→ **Required action**
Among the entries below, which lines include the string "SimpleCNN"? Show each one.

→ **Study material**
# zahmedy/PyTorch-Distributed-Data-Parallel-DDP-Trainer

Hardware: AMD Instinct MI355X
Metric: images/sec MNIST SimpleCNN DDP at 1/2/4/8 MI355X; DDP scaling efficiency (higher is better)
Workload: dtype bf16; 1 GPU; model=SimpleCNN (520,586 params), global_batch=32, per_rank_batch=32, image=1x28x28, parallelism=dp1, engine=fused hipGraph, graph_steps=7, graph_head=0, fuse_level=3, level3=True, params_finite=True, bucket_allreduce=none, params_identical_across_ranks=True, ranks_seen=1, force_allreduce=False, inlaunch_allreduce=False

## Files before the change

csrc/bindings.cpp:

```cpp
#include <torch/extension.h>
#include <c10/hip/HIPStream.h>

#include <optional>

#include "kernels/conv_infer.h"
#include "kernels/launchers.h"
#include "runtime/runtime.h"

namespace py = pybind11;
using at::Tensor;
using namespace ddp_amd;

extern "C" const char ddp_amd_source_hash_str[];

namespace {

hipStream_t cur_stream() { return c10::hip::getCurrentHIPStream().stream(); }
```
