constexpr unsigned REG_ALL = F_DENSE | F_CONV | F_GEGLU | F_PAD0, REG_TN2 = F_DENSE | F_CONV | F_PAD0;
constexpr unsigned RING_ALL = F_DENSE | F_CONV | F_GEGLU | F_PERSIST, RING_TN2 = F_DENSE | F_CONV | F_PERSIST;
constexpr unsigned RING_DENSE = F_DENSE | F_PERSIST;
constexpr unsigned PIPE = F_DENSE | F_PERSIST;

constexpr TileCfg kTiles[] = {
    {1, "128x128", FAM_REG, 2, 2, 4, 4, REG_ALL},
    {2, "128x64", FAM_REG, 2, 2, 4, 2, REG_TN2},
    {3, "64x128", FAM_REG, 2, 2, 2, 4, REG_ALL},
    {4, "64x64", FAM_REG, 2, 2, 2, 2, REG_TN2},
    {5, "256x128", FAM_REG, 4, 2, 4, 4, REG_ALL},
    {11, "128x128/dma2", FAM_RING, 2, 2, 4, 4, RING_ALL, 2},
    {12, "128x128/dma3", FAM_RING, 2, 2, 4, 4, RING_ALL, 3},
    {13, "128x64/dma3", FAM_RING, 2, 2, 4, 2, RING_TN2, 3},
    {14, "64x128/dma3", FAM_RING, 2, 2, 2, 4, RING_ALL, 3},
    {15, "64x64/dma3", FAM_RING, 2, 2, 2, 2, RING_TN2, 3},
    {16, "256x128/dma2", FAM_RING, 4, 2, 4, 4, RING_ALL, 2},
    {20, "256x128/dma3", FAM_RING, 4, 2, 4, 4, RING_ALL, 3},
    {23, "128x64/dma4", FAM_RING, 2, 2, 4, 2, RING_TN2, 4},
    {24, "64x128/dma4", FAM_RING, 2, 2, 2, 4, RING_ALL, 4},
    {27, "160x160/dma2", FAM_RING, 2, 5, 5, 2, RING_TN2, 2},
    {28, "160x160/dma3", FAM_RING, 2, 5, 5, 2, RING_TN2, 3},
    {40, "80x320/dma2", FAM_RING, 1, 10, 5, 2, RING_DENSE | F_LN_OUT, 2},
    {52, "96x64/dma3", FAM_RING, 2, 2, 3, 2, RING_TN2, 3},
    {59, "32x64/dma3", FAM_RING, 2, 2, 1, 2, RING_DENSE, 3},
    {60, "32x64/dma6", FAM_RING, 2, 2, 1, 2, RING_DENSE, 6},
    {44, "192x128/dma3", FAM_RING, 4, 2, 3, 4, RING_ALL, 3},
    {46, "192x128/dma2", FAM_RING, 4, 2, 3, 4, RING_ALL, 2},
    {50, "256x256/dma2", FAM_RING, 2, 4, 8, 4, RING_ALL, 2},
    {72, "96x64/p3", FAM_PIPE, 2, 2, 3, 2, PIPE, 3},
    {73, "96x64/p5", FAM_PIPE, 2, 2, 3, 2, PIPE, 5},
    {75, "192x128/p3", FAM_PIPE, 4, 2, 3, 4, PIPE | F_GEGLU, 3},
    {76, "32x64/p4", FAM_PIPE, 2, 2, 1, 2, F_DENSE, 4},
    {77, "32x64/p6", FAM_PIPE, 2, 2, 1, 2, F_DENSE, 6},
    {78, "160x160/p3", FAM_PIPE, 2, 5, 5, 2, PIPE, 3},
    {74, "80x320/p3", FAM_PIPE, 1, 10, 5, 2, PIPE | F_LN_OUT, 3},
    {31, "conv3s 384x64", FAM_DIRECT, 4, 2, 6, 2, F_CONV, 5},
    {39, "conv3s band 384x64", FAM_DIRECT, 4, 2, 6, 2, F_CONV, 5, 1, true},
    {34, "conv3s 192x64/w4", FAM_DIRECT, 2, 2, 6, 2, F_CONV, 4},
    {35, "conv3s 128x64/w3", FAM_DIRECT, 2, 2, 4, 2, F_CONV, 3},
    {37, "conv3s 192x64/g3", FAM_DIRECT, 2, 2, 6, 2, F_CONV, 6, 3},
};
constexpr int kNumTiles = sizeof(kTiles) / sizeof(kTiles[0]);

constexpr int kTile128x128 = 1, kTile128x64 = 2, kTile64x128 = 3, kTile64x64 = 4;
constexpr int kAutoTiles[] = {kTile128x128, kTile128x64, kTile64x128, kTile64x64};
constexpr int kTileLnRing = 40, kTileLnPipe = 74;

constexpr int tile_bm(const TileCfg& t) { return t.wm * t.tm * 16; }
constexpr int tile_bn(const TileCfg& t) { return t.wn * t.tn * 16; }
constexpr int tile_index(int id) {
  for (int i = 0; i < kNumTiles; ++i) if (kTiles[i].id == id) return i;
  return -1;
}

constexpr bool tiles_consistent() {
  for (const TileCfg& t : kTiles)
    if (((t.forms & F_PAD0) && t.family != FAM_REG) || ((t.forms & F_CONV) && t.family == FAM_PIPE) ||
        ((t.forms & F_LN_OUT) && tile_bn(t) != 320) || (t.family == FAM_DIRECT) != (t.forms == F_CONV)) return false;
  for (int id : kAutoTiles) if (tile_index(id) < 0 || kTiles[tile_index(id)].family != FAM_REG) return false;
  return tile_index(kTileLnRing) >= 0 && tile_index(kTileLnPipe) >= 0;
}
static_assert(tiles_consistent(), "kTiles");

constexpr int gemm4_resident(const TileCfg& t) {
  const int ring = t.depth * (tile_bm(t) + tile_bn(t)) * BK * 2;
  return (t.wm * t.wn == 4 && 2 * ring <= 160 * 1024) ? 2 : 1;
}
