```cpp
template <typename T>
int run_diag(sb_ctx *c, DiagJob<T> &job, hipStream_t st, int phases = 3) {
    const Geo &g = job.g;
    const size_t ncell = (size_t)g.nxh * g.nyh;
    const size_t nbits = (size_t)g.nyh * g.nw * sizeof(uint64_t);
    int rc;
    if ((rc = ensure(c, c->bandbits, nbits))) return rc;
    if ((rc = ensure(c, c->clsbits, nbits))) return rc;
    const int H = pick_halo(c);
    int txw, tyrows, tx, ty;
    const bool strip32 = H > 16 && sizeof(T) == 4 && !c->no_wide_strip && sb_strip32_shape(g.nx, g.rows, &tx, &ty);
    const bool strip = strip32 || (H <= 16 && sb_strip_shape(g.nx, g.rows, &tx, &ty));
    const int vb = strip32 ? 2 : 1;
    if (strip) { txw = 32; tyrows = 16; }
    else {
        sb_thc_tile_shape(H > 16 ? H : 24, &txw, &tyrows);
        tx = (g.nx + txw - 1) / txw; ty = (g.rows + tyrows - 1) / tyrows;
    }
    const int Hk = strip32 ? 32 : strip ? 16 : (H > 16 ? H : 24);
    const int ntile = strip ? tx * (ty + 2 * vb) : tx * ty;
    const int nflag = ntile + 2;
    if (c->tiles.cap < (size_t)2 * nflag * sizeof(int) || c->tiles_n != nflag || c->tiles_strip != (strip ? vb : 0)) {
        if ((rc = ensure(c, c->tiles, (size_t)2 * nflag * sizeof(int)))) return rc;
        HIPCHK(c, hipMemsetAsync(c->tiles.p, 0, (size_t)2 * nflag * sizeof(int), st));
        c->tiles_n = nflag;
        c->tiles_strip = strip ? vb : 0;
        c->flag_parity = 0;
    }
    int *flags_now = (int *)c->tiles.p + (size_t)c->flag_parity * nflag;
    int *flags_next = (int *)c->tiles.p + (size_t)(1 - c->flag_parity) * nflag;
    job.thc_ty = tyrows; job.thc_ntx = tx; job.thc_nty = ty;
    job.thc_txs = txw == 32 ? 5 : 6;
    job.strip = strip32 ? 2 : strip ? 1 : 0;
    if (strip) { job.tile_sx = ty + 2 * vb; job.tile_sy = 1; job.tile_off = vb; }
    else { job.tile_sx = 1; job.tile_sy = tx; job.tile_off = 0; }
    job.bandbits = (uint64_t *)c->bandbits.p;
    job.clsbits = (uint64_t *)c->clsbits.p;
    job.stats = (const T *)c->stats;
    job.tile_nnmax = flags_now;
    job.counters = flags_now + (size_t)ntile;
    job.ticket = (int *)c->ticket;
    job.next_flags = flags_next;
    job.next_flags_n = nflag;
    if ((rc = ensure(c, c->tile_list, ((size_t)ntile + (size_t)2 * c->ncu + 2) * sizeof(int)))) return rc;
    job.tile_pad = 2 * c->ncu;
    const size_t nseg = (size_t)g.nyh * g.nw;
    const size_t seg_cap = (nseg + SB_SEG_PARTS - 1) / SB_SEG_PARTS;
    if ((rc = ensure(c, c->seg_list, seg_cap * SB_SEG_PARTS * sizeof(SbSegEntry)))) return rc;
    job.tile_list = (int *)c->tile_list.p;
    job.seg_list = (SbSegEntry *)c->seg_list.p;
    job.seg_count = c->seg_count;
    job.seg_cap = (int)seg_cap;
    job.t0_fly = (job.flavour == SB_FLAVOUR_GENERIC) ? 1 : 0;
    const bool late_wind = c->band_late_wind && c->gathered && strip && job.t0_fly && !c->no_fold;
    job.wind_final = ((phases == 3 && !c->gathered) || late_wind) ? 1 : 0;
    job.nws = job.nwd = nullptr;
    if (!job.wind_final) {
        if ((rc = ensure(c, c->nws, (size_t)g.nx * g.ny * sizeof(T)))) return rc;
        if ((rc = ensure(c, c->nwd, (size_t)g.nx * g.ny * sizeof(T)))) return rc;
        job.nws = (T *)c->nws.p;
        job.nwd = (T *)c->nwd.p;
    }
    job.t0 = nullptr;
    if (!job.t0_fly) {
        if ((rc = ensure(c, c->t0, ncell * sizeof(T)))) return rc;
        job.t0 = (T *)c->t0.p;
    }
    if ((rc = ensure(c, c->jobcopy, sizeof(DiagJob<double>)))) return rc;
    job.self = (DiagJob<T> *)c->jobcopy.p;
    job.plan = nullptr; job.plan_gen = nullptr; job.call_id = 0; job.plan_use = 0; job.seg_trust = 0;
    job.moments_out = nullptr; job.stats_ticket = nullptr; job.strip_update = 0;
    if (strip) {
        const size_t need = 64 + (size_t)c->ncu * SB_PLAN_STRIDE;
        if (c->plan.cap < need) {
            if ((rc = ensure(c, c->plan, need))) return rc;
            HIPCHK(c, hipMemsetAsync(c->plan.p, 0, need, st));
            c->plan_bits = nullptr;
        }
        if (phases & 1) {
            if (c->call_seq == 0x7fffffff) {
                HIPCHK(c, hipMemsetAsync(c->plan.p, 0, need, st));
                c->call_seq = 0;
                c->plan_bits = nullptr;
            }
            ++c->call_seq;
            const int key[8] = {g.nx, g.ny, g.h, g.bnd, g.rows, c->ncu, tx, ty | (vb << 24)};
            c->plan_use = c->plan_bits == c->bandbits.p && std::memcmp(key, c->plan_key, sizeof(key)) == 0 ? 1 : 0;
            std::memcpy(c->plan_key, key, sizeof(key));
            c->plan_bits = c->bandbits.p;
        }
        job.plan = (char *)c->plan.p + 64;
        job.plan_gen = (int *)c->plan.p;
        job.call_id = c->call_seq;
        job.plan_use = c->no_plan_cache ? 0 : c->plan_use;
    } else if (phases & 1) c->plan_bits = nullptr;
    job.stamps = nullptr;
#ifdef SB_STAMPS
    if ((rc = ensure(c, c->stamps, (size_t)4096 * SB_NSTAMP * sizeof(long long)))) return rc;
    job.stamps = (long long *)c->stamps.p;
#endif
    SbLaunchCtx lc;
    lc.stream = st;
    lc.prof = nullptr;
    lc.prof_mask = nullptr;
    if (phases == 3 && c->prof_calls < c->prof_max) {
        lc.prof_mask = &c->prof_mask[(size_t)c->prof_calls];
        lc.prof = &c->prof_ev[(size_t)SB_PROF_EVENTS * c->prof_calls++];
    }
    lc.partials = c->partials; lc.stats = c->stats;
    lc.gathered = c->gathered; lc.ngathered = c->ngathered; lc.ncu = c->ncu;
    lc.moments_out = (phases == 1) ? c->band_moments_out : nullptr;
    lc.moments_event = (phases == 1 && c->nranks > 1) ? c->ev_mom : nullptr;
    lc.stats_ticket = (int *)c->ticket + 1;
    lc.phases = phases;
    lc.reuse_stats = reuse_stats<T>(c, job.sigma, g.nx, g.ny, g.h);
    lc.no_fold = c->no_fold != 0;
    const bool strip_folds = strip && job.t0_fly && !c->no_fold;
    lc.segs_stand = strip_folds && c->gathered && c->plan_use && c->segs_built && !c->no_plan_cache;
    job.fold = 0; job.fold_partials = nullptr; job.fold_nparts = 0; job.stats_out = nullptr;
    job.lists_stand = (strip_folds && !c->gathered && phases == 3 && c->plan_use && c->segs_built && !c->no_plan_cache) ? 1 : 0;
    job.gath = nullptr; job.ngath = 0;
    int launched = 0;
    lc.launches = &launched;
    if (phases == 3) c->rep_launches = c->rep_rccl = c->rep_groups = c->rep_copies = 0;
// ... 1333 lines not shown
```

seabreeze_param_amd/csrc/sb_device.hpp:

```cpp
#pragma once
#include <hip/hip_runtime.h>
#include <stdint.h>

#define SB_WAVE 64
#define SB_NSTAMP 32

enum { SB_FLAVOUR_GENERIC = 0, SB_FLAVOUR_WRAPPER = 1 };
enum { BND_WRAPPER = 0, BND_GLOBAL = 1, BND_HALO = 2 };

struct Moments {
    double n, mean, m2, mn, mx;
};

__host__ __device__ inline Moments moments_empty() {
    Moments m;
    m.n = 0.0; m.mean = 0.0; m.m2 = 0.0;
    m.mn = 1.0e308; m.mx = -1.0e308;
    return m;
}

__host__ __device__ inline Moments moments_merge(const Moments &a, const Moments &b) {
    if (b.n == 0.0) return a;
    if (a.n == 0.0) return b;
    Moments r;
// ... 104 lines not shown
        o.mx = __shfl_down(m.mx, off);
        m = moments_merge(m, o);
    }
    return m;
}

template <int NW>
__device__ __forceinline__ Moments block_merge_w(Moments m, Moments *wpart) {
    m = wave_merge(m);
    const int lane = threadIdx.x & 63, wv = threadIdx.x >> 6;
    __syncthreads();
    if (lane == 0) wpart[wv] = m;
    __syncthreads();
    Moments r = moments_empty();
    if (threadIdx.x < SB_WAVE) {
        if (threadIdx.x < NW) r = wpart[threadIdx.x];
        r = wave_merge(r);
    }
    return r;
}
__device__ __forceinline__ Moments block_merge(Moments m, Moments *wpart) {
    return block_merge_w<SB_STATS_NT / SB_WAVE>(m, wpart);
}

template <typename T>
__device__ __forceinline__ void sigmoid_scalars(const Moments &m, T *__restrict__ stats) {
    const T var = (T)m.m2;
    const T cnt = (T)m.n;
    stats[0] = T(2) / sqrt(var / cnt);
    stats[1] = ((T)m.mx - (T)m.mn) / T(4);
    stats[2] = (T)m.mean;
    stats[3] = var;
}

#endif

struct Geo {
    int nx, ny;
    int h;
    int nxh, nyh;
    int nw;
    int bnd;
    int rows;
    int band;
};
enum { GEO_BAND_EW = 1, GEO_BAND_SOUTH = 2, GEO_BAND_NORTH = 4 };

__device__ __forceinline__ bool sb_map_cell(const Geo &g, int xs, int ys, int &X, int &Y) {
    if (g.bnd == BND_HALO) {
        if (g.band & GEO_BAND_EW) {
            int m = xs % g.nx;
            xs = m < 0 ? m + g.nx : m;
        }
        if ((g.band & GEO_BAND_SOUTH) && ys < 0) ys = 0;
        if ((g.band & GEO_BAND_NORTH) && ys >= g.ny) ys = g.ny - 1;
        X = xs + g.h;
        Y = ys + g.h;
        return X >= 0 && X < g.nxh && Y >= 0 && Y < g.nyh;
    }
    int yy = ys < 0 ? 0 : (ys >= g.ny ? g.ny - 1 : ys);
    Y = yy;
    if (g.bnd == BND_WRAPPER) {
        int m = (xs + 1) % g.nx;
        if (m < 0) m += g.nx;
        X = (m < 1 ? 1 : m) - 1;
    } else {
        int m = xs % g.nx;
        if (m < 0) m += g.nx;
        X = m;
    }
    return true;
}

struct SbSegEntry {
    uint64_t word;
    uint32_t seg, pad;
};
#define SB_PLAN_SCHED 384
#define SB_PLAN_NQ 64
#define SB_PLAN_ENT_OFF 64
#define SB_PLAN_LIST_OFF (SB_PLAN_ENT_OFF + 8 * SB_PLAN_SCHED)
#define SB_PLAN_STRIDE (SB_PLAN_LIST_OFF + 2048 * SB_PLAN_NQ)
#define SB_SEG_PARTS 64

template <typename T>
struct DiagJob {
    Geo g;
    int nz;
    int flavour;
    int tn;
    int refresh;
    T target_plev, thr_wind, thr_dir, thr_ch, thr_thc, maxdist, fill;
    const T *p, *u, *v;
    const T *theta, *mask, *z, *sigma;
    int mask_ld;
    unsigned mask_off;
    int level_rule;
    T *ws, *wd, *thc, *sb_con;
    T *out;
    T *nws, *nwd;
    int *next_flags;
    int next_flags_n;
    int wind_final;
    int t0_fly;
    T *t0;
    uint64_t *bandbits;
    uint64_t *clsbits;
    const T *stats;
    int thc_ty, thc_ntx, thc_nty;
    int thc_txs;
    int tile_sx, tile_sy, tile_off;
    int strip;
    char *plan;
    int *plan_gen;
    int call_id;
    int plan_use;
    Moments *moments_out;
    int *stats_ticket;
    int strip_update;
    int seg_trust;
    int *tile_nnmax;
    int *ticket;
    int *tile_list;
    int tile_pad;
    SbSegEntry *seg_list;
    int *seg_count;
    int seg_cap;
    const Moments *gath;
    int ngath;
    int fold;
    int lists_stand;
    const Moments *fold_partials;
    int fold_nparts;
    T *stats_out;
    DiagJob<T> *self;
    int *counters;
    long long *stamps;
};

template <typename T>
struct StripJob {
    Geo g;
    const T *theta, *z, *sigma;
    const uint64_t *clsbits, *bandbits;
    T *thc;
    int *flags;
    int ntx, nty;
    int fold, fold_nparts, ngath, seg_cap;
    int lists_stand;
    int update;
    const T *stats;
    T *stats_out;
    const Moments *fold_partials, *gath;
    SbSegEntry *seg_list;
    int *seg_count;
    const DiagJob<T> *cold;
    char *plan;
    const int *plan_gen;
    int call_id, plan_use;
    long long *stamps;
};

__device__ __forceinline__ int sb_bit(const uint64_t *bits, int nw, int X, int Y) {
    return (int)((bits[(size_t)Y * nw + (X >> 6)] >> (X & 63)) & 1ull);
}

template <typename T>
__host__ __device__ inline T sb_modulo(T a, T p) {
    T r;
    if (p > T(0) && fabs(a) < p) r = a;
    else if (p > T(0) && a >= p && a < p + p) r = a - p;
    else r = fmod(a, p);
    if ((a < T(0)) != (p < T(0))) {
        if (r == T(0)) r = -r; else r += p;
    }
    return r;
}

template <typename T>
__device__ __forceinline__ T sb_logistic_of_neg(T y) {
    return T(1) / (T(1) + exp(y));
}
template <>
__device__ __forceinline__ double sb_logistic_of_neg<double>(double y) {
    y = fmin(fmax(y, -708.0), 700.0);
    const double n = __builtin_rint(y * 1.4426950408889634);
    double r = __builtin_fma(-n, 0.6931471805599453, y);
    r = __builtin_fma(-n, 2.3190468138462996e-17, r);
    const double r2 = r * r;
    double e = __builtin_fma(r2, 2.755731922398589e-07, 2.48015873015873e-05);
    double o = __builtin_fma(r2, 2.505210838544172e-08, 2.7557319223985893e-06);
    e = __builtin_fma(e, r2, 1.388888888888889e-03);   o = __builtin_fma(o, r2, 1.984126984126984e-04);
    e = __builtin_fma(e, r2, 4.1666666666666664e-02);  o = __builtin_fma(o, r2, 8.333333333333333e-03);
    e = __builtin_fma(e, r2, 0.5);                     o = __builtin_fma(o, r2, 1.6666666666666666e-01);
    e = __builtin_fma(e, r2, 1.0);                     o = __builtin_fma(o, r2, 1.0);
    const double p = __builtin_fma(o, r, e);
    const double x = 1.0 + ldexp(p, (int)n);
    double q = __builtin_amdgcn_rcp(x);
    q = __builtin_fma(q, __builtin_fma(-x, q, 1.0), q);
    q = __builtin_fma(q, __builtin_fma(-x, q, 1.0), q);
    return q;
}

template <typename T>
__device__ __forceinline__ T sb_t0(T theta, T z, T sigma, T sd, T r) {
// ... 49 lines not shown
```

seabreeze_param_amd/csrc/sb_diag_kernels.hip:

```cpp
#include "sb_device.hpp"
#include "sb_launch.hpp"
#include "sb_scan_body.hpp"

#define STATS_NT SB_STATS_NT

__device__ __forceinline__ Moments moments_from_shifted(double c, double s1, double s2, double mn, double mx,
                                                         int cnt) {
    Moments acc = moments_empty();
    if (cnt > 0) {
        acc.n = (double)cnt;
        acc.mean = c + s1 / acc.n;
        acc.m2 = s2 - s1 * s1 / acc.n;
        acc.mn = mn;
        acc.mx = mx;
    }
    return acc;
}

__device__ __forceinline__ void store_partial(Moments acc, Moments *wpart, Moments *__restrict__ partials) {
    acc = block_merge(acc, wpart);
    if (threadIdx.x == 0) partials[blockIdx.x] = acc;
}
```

→ **Response to the exercise**
Metric: images/sec MNIST SimpleCNN DDP at 1/2/4/8 MI355X; DDP scaling efficiency (higher is better)
Workload: dtype bf16; 1 GPU; model=SimpleCNN (520,586 params), global_batch=32, per_rank_batch=32, image=1x28x28, parallelism=dp1, engine=fused hipGraph, graph_steps=7, graph_head=0, fuse_level=3, level3=True, params_finite=True, bucket_allreduce=none, params_identical_across_ranks=True, ranks_seen=1, force_allreduce=False, inlaunch_allreduce=False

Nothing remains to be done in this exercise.